Dear List,
I was wondering if anyone could comment on the meaning of the results of
a ‘distance-corrected’ probtrackx calculation as a metric of connectivity
strength, relative to a non-‘distance-corrected’ probtrackx calculation. I
understand that the latter will represent the total number of tracks which
go from a seed to a target mask (units = tracks), while the former will
represent the total distance these tracks traveled to reach the target
(units = voxels). The non-distance-corrected output will always have a
standard proportional value based on the number of tracks used, i.e. 1000
out of 5000, say, tracks made it from a seed to a target. This means I
will always have an absolute measure of connectivity relative to the
maximum possible strength (in this case 5000 out of 5000).

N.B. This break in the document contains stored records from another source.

constexpr int kRecBytes = kLdb * 8;
constexpr int kShBytes = kLdb * 2;
constexpr int kRowIdxBytes = kLiveCards * kRowPad * 2;
constexpr int kBlobA = kRecBytes + kShBytes;
constexpr int kBlobBytes = kBlobA + kRowIdxBytes;
static_assert(kBlobA % 16 == 0 && kRowIdxBytes % 16 == 0, "bulk copies move multiples of 16 bytes");

#ifndef PRL_BV_RED
#define PRL_BV_RED 1
#endif
#ifndef PRL_BV_P1PIPE
#define PRL_BV_P1PIPE 1
#endif
#ifndef PRL_BV_FOLDLIN
#define PRL_BV_FOLDLIN 1
#endif
#ifndef PRL_BV_ERT
#define PRL_BV_ERT 1
#endif
#ifndef PRL_BV_ROWTOTF
#define PRL_BV_ROWTOTF 1
#endif
#ifndef PRL_BV_NEWTON
#define PRL_BV_NEWTON 1
#endif
#ifndef PRL_BV_PF
#define PRL_BV_PF 1
#endif
#ifndef PRL_BV_STAMPS
#define PRL_BV_STAMPS 0
#endif
constexpr int kVP1Pipe = PRL_BV_P1PIPE;
constexpr bool kVRed = PRL_BV_RED, kVFoldLin = PRL_BV_FOLDLIN, kVErT = PRL_BV_ERT;

constexpr int kThreads = 384;
constexpr int kPerThread = 3;
constexpr int kWarps = kThreads / 32;

struct Nodes15 {
    int v[15];
};
constexpr unsigned long long pack_nodes(Nodes15 t) {
    unsigned long long r = 0;
    for (int i = 0; i < 15; ++i) r |= (unsigned long long)(t.v[i] + 1) << (4 * i);
    return r;
}
constexpr int unpack_node(unsigned long long t, int i) { return (int)((t >> (4 * i)) & 0xF) - 1; }

template <class SH>
struct ShapeOps {
    static constexpr int kind(int i) { return unpack_node(SH::kKind, i); }
    static constexpr int parent(int i) { return unpack_node(SH::kParent, i); }
    static constexpr int first_child(int i) { return unpack_node(SH::kFirstChild, i); }
    static constexpr int n_children(int i) { return unpack_node(SH::kNChildren, i); }
    static constexpr int vec_index(int i) {
        int n = 0;
        for (int k = 0; k < i; ++k) n += (kind(k) == kind(i));
        return n;
    }
// ... 28 lines not shown

struct ShapeFHP : ShapeOps<ShapeFHP> {
    static constexpr int N = 15;
    static constexpr unsigned long long kKind = pack_nodes({{1, 0, 0, 4, 1, 3, 4, 1, 3, 4, 0, 3, 4, 3, 4}});
    static constexpr unsigned long long kParent = pack_nodes({{-1, 0, 0, 1, 1, 2, 2, 2, 4, 4, 4, 7, 7, 10, 10}});
    static constexpr unsigned long long kFirstChild = pack_nodes({{1, 3, 5, -1, 8, -1, -1, 11, -1, -1, 13, -1, -1, -1, -1}});
    static constexpr unsigned long long kNChildren = pack_nodes({{2, 2, 3, 0, 3, 0, 0, 2, 0, 0, 2, 0, 0, 0, 0}});
    static constexpr int n_sd = 5, n_fold = 4;
    static constexpr int rows = 14;
    static constexpr int fold_coef(int P, int f, int v) {
        constexpr int c[2][4][5] = {{{0, 1, 0, 0, 0}, {1, 0, -1, 0, -1}, {0, 1, 0, -1, 0}, {0, 0, 0, 0, 1}},
                                    {{1, -1, 1, -1, 0}, {0, 0, 1, 0, 0}, {0, 0, 0, 1, 0}, {0, 0, 1, 0, -1}}};
        return c[P][f][v];
    }
};

struct ShapeFHPShort : ShapeOps<ShapeFHPShort> {
    static constexpr int N = 9;
    static constexpr unsigned long long kKind = pack_nodes({{1, 0, 0, 4, 1, 3, 4, 3, 4}});
    static constexpr unsigned long long kParent = pack_nodes({{-1, 0, 0, 1, 1, 2, 2, 4, 4}});
    static constexpr unsigned long long kFirstChild = pack_nodes({{1, 3, 5, -1, 7, -1, -1, -1, -1}});
    static constexpr unsigned long long kNChildren = pack_nodes({{2, 2, 2, 0, 2, 0, 0, 0, 0}});
    static constexpr int n_sd = 3, n_fold = 2;
    static constexpr int rows = 8;
    static constexpr int fold_coef(int P, int f, int v) {
        constexpr int c[2][2][3] = {{{0, 1, 0}, {1, 0, -1}}, {{1, -1, 1}, {0, 0, 1}}};
        return c[P][f][v];
    }
};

With the
distance-corrected output, however, there is no single upper limit to the
value it could output for tracks going from a seed to a target, and that
limit will change depending on where my target is. The distance correction
does enhance the results for targets far away from a seed which would be
washed out in a non-distance-corrected analysis, but how can I
meaningfully compare these values across subjects (or even within a
subject)? Is a 100 generated by one track traveling a long distance
equivalent to a 100 generated by 10 tracks traveling a short distance, in
terms of strength of connectivity?
Further, if, for example, we compare fronto-occipital connections in two
groups, one with long brains and the other with short brains, there will
be a difference between the two in non-distance corrected data (assuming
distance does diminish the likelihood of a track successively reaching its
target), while there may not be one in the ‘distance-corrected’ data.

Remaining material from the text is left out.